Indian Journal of Critical Care Medicine, Vol. 13, No. 1, January-March, 2009, pp. 17-20

Research Article

A comparative study to assess the effect of amikacin sulfate bladder wash on catheter-associated urinary tract infection in neurosurgical patients

Zacharias Sumi, Dwarakanath Srinivas, Agarwal Meena, Sharma BhavaniShankar

Department of Neurosurgery, All India Institute of Medical Sciences, New Delhi
Correspondence Address:Department of Neurosurgery, All India Institute of Medical Sciences, New Delhi-110 029
dwarakaneuro@yahoo.com

Code Number: cm09004

Abstract

Background: The indwelling urinary catheter is an essential part of modern medical care. Unfortunately, when poorly managed, the indwelling catheter may present a hazard to the very patients it is designed to protect. Catheter-associated urinary tract infection (CAUTI) is the most common nosocomial infection in hospitals and nursing homes.
Aims and Objectives: The primary objective was to study the effect of amikacin sulfate bladder wash on CAUTI in neurosurgical patients. The other objectives were to study the various organisms causing CAUTI and their antibiotic sensitivity and resistance pattern.
Materials and Methods: This was a prospective randomized controlled study performed on 60 patients who met the inclusion criteria at the neurosurgical intensive care of the All India Institute of Medical Sciences between June and December 2006. The patients were randomized into two groups - one was the trial group which received amikacin bladder wash, while the other was the control group that did not receive any bladder wash.
Results: Forty percent of the subjects in the control group developed CAUTI, while none of the subjects in study group developed CAUTI. (Fisher's exact test, P value < 0.001) Pseudomonas aeruginosa (51%) was the commonest pathogen.
Conclusions: Amikacin sulfate bladder wash was effective in preventing CAUTI. It can thus decrease the antibiotic usage thereby preventing the emergence of antibiotic resistance.

Keywords: Amikacin bladder irrigation, bladder wash, catherer-associated urinary tract infection

Introduction

The indwelling urinary catheter is an essential part of modern medical care and a variety of different indwelling urinary catheters can be used for various purposes. Each year, urinary catheters are inserted in more than five million patients in acute-care hospitals and extended-care facilities.^[1]

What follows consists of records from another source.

__global__ void __launch_bounds__(256) wf_gather(DCamera cam, DPixelMap pm, DWave W, unsigned n0, double* __restrict__ rgb) {
  const WorkMap wm = make_workmap(pm, cam);
  const size_t cap = W.cap;
  for (unsigned i = blockIdx.x * blockDim.x + threadIdx.x; i < n0; i += gridDim.x * blockDim.x) {
    uint64_t q;
    if (!work_to_slot(wm, i, q)) continue;
    double r = 0.0, g = 0.0, b = 0.0;
    int wait_idx[RTC_MAX_FUEL + 1];
    int wait_lvl[RTC_MAX_FUEL + 1];
    int sp = 0, lvl = 0, idx = (int)i;
    const bool digest = W.dig != nullptr && pm.digest != nullptr;
    unsigned long long dg = 0ull;
    int kind = 0;
    for (;;) {
      const double* cb = W.contrib + (size_t)lvl * 3 * cap;
      const int32_t* ch = W.child + (size_t)lvl * 2 * cap;
      const int a = ch[idx], c = ch[cap + idx];
      if (a != RTC_WF_MISS) { r += cb[idx]; g += cb[cap + idx]; b += cb[2 * cap + idx]; }
      if (digest) dg += rtc_hit_hash(W.dig[(size_t)lvl * cap + idx], lvl, kind);
      if (c >= 0) { wait_idx[sp] = c; wait_lvl[sp] = lvl + 1; sp++; }
      if (a >= 0) { idx = a; lvl++; kind = 1; continue; }
      if (sp == 0) break;
      sp--;
      idx = wait_idx[sp]; lvl = wait_lvl[sp]; kind = 2;
    }
    rgb[3 * q + 0] = r; rgb[3 * q + 1] = g; rgb[3 * q + 2] = b;
    if (digest) pm.digest[q] = dg;
  }
}


unsigned rtc_wavefront_lds_bytes(const DScene& S, bool enabled) {
#ifdef RTC_EMU
  enabled = false;
#endif
  return rtc_pick_lds_bytes(RTC_VARIANTS[rtc_variant(S, true)], enabled, rtc_lds_table_bytes(S), S.bvh_stack);
}
static RtcWfShadeBuild rtc_scene_shade_build(const DScene& S, bool count, bool level0) {
#ifdef RTC_EMU
  const bool uv = false;
#else
  const bool uv = S.has_uv != 0;
#endif
  return rtc_pick_wf_shade_build(count, uv, S.all_plain != 0, level0);
}

void rtc_kernel_info_fill(const DScene& S, bool wavefront, bool count, bool big_scene, unsigned lds_bytes, int device, rtc_kernel_info* out) {
  const int v = rtc_variant(S, wavefront);
  out->variant = v;
  out->n_kops = S.n_kops; out->n_kplanes = S.n_kplanes; out->n_kaux = 0;
  for (int i = 0; i < S.n_kops; i++) if ((S.kops[i].op == OP_BVH || S.kops[i].op == OP_MESH) && S.kops[i].pad[0] >= 0) out->n_kaux++;
  out->has_recs = S.has_recs; out->all_plain = S.all_plain; out->no_glass_mirror = S.no_glass_mirror;
  out->big_scene = big_scene ? 1 : 0;
  out->n_bvh_nodes = S.n_bvh; out->n_recs = S.n_recs; out->n_mesh_tris = S.n_mtri; out->has_mesh = S.has_mesh; out->bvh_stack = S.bvh_stack;
  out->lds_bytes = wavefront ? lds_bytes : 0u;
  out->lds_refused = 0;
#ifndef RTC_EMU
  if (wavefront && lds_bytes && rtc_ops(v).wf_ts_lds_refused && rtc_ops(v).wf_ts_lds_refused(device)) out->lds_refused = 1;
#endif
  out->trace_build = out->wf_ts_build = out->wf_shade_build0 = out->wf_shade_build = -1;
  if (wavefront) {
    out->wf_ts_build = rtc_pick_wf_ts_build(count, lds_bytes != 0);
    out->wf_shade_build0 = rtc_scene_shade_build(S, count, true);
    out->wf_shade_build = rtc_scene_shade_build(S, count, false);
  } else {
    out->trace_build = rtc_pick_trace_build(RTC_VARIANTS[v], count, big_scene, S.all_plain != 0, S.no_glass_mirror != 0);
  }
}
bool rtc_scene_is_big(unsigned long long scene_bytes) { return rtc_big_scene(scene_bytes); }

#ifndef RTC_EMU

unsigned rtc_wavefront_grid(const DScene& S, int n_cu) {
  return (unsigned)std::max(1, n_cu * rtc_ops(rtc_variant(S, true)).wf_ts_blocks_per_cu(rtc_stack_bytes(S)));
}
unsigned rtc_wavefront_lds_grid(int n_cu, int spare) { return rtc_pick_wf_ts_lds_grid(n_cu, spare); }
int rtc_wavefront_spare_cus_default(int n_cu) { return rtc_wf_spare_cus_default(n_cu); }
#endif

Unfortunately, when poorly managed, the indwelling catheter may present a hazard to the very patients it is designed to protect. Catheter-associated urinary tract infection (CAUTI) is the most common nosocomial infection in hospitals and nursing homes, comprising> 40% of all institutionally acquired infections.^{[2],[3],[4],[5],[6]} Interventions such as topical meatal antimicrobials, disinfectants added to the urinary drainage bag, and antimicrobials coatings for catheters have not been shown to decrease the incidence of UTI.^[7] An effective measure to prevent the CAUTI has not yet been developed. The most common organisms responsible for CAUTI are Escherichia coli , Candida spp., Klebsiella pneumoniae , Streptococcus agalactiae , Enterococcus faecalis , and Pseudomonas aeruginosa . Amikacin has proven to be the most effective antibiotic in preventing the growth of all these species.^[8]

Previous studies have shown that using individualized regimens for bladder washouts minimizes the infection rate and catheter blockage, thus reducing the need for frequent recatheterization.^[9] Since there is no significant systemic absorption of antibiotics used for bladder irrigation,^[10] prophylactic bladder irrigations are considered to be safe. We performed an extensive review of literature which did not reveal any study done on the effectiveness of amikacin sulfate bladder wash.

Materials and Methods

This study was performed on a total of 60 catheterized patients who were admitted to the Neurosurgery Department of AIIMS, New Delhi, during June-December 2006 and met the inclusion criteria [Appendix 1]. The subject data sheet and procedure of amikacin sulfate bladder wash was developed under the guidance of a guide (Author 3) and co-guides (Authors 2 and 4), and was further validated by six experts from the Departments of Neurosurgery, Microbiology, and Nursing, AIIMS.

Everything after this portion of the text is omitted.